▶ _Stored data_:

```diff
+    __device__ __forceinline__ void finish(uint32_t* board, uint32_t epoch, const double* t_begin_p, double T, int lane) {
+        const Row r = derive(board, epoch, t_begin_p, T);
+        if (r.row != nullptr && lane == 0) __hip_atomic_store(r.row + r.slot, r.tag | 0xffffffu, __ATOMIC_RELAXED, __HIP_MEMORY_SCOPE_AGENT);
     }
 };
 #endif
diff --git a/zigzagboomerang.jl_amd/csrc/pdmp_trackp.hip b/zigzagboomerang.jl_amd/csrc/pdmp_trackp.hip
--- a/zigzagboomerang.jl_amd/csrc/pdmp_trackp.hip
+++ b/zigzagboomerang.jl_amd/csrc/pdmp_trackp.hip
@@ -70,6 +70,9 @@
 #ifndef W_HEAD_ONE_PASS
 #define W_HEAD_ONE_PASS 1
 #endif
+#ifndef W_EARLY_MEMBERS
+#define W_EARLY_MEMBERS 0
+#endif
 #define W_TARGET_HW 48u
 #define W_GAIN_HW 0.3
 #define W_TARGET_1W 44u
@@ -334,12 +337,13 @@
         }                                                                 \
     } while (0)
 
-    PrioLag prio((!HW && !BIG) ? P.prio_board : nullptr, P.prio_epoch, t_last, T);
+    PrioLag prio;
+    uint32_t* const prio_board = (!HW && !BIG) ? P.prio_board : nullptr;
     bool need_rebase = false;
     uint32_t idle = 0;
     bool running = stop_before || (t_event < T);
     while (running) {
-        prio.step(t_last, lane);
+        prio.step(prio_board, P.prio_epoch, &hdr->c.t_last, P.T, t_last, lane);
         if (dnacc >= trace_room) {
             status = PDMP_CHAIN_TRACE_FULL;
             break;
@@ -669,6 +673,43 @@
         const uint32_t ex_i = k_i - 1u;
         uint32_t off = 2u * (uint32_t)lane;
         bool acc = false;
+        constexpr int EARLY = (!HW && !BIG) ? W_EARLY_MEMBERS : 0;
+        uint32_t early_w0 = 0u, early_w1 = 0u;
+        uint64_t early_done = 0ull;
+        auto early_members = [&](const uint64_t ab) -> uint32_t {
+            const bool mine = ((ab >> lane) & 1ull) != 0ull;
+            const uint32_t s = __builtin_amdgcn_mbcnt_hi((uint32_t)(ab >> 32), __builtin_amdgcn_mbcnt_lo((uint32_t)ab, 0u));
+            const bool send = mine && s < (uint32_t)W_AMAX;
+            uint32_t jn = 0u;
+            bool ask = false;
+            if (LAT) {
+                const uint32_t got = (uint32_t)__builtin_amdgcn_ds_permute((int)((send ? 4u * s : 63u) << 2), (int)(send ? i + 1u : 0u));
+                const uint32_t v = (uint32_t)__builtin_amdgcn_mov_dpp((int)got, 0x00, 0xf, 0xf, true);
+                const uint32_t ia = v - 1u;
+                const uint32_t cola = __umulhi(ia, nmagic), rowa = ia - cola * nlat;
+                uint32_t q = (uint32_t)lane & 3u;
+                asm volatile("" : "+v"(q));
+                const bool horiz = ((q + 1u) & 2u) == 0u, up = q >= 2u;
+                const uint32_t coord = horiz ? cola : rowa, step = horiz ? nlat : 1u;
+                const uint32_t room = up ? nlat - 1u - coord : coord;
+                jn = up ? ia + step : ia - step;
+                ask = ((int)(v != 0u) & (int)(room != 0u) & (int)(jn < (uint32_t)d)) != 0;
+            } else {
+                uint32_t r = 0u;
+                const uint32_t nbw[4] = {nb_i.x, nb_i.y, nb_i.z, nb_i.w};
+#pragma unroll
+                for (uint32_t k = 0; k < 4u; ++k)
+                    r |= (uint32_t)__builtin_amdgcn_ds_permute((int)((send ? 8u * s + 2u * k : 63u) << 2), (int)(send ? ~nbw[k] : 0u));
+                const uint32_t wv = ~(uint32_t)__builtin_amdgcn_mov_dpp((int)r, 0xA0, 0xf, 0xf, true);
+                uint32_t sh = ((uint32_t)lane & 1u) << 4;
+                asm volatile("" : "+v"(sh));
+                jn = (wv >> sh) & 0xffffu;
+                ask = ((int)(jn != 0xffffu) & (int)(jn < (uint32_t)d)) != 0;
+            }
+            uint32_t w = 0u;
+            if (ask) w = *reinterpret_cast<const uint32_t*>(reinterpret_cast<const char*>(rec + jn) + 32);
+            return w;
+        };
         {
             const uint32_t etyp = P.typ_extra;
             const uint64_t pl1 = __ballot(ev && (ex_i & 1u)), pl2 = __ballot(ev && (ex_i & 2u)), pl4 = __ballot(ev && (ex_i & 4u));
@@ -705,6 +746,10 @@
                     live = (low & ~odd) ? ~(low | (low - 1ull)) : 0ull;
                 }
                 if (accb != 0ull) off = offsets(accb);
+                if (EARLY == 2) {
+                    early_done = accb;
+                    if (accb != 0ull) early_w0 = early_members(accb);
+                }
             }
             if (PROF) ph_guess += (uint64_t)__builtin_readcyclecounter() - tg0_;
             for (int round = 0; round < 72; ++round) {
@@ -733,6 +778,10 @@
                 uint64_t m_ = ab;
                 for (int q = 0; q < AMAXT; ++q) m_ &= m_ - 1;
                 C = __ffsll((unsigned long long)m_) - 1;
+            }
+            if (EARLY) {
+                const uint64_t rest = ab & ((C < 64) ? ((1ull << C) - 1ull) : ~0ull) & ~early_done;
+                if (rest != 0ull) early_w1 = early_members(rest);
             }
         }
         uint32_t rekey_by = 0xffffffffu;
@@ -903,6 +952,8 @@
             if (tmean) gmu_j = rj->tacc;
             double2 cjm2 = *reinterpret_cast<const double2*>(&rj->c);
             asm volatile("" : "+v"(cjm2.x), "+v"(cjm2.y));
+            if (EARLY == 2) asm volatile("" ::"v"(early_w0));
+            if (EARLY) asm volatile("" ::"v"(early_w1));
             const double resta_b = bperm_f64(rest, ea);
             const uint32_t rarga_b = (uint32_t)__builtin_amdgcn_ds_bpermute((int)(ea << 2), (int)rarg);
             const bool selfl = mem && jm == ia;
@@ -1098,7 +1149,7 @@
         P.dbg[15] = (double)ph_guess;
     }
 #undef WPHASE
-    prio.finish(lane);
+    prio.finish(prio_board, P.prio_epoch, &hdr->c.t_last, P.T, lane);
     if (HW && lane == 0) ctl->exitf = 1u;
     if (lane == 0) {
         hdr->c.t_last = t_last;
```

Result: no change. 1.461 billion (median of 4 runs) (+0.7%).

▶ _YOUR ASSIGNMENT_: Down to the last line, restate the records exactly.

▶ _EXERCISE OUTPUT_:
```diff
+    __device__ __forceinline__ void finish(uint32_t* board, uint32_t epoch, const double* t_begin_p, double T, int lane) {
+        const Row r = derive(board, epoch, t_begin_p, T);
+        if (r.row != nullptr && lane == 0) __hip_atomic_store(r.row + r.slot, r.tag | 0xffffffu, __ATOMIC_RELAXED, __HIP_MEMORY_SCOPE_AGENT);
     }
 };
 #endif
diff --git a/zigzagboomerang.jl_amd/csrc/pdmp_trackp.hip b/zigzagboomerang.jl_amd/csrc/pdmp_trackp.hip
--- a/zigzagboomerang.jl_amd/csrc/pdmp_trackp.hip
+++ b/zigzagboomerang.jl_amd/csrc/pdmp_trackp.hip
@@ -70,6 +70,9 @@
 #ifndef W_HEAD_ONE_PASS
 #define W_HEAD_ONE_PASS 1
 #endif
+#ifndef W_EARLY_MEMBERS
+#define W_EARLY_MEMBERS 0
+#endif
 #define W_TARGET_HW 48u
 #define W_GAIN_HW 0.3
 #define W_TARGET_1W 44u
@@ -334,12 +337,13 @@
         }                                                                 \
     } while (0)
 
-    PrioLag prio((!HW && !BIG) ? P.prio_board : nullptr, P.prio_epoch, t_last, T);
+    PrioLag prio;
+    uint32_t* const prio_board = (!HW && !BIG) ? P.prio_board : nullptr;
     bool need_rebase = false;
     uint32_t idle = 0;
     bool running = stop_before || (t_event < T);
     while (running) {
-        prio.step(t_last, lane);
+        prio.step(prio_board, P.prio_epoch, &hdr->c.t_last, P.T, t_last, lane);
         if (dnacc >= trace_room) {
             status = PDMP_CHAIN_TRACE_FULL;
             break;
@@ -669,6 +673,43 @@
         const uint32_t ex_i = k_i - 1u;
         uint32_t off = 2u * (uint32_t)lane;
         bool acc = false;
+        constexpr int EARLY = (!HW && !BIG) ? W_EARLY_MEMBERS : 0;
+        uint32_t early_w0 = 0u, early_w1 = 0u;
+        uint64_t early_done = 0ull;
+        auto early_members = [&](const uint64_t ab) -> uint32_t {
+            const bool mine = ((ab >> lane) & 1ull) != 0ull;
+            const uint32_t s = __builtin_amdgcn_mbcnt_hi((uint32_t)(ab >> 32), __builtin_amdgcn_mbcnt_lo((uint32_t)ab, 0u));
+            const bool send = mine && s < (uint32_t)W_AMAX;
+            uint32_t jn = 0u;
+            bool ask = false;
+            if (LAT) {
+                const uint32_t got = (uint32_t)__builtin_amdgcn_ds_permute((int)((send ? 4u * s : 63u) << 2), (int)(send ? i + 1u : 0u));
+                const uint32_t v = (uint32_t)__builtin_amdgcn_mov_dpp((int)got, 0x00, 0xf, 0xf, true);
+                const uint32_t ia = v - 1u;
+                const uint32_t cola = __umulhi(ia, nmagic), rowa = ia - cola * nlat;
+                uint32_t q = (uint32_t)lane & 3u;
+                asm volatile("" : "+v"(q));
+                const bool horiz = ((q + 1u) & 2u) == 0u, up = q >= 2u;
+                const uint32_t coord = horiz ? cola : rowa, step = horiz ? nlat : 1u;
+                const uint32_t room = up ? nlat - 1u - coord : coord;
+                jn = up ? ia + step : ia - step;
+                ask = ((int)(v != 0u) & (int)(room != 0u) & (int)(jn < (uint32_t)d)) != 0;
+            } else {
+                uint32_t r = 0u;
+                const uint32_t nbw[4] = {nb_i.x, nb_i.y, nb_i.z, nb_i.w};
+#pragma unroll
+                for (uint32_t k = 0; k < 4u; ++k)
+                    r |= (uint32_t)__builtin_amdgcn_ds_permute((int)((send ? 8u * s + 2u * k : 63u) << 2), (int)(send ? ~nbw[k] : 0u));
+                const uint32_t wv = ~(uint32_t)__builtin_amdgcn_mov_dpp((int)r, 0xA0, 0xf, 0xf, true);
+                uint32_t sh = ((uint32_t)lane & 1u) << 4;
+                asm volatile("" : "+v"(sh));
+                jn = (wv >> sh) & 0xffffu;
+                ask = ((int)(jn != 0xffffu) & (int)(jn < (uint32_t)d)) != 0;
+            }
+            uint32_t w = 0u;
+            if (ask) w = *reinterpret_cast<const uint32_t*>(reinterpret_cast<const char*>(rec + jn) + 32);
+            return w;
+        };
         {
             const uint32_t etyp = P.typ_extra;
             const uint64_t pl1 = __ballot(ev && (ex_i & 1u)), pl2 = __ballot(ev && (ex_i & 2u)), pl4 = __ballot(ev && (ex_i & 4u));
@@ -705,6 +746,10 @@
                     live = (low & ~odd) ? ~(low | (low - 1ull)) : 0ull;
                 }
                 if (accb != 0ull) off = offsets(accb);
+                if (EARLY == 2) {
+                    early_done = accb;
+                    if (accb != 0ull) early_w0 = early_members(accb);
+                }
             }
             if (PROF) ph_guess += (uint64_t)__builtin_readcyclecounter() - tg0_;
             for (int round = 0; round < 72; ++round) {
@@ -733,6 +778,10 @@
                 uint64_t m_ = ab;
                 for (int q = 0; q < AMAXT; ++q) m_ &= m_ - 1;
                 C = __ffsll((unsigned long long)m_) - 1;
+            }
+            if (EARLY) {
+                const uint64_t rest = ab & ((C < 64) ? ((1ull << C) - 1ull) : ~0ull) & ~early_done;
+                if (rest != 0ull) early_w1 = early_members(rest);
             }
         }
         uint32_t rekey_by = 0xffffffffu;
@@ -903,6 +952,8 @@
             if (tmean) gmu_j = rj->tacc;
             double2 cjm2 = *reinterpret_cast<const double2*>(&rj->c);
             asm volatile("" : "+v"(cjm2.x), "+v"(cjm2.y));
+            if (EARLY == 2) asm volatile("" ::"v"(early_w0));
+            if (EARLY) asm volatile("" ::"v"(early_w1));
             const double resta_b = bperm_f64(rest, ea);
             const uint32_t rarga_b = (uint32_t)__builtin_amdgcn_ds_bpermute((int)(ea << 2), (int)rarg);
             const bool selfl = mem && jm == ia;
@@ -1098,7 +1149,7 @@
         P.dbg[15] = (double)ph_guess;
     }
 #undef WPHASE
-    prio.finish(lane);
+    prio.finish(prio_board, P.prio_epoch, &hdr->c.t_last, P.T, lane);
     if (HW && lane == 0) ctl->exitf = 1u;
     if (lane == 0) {
         hdr->c.t_last = t_last;
```

Result: no change. 1.461 billion (median of 4 runs) (+0.7%).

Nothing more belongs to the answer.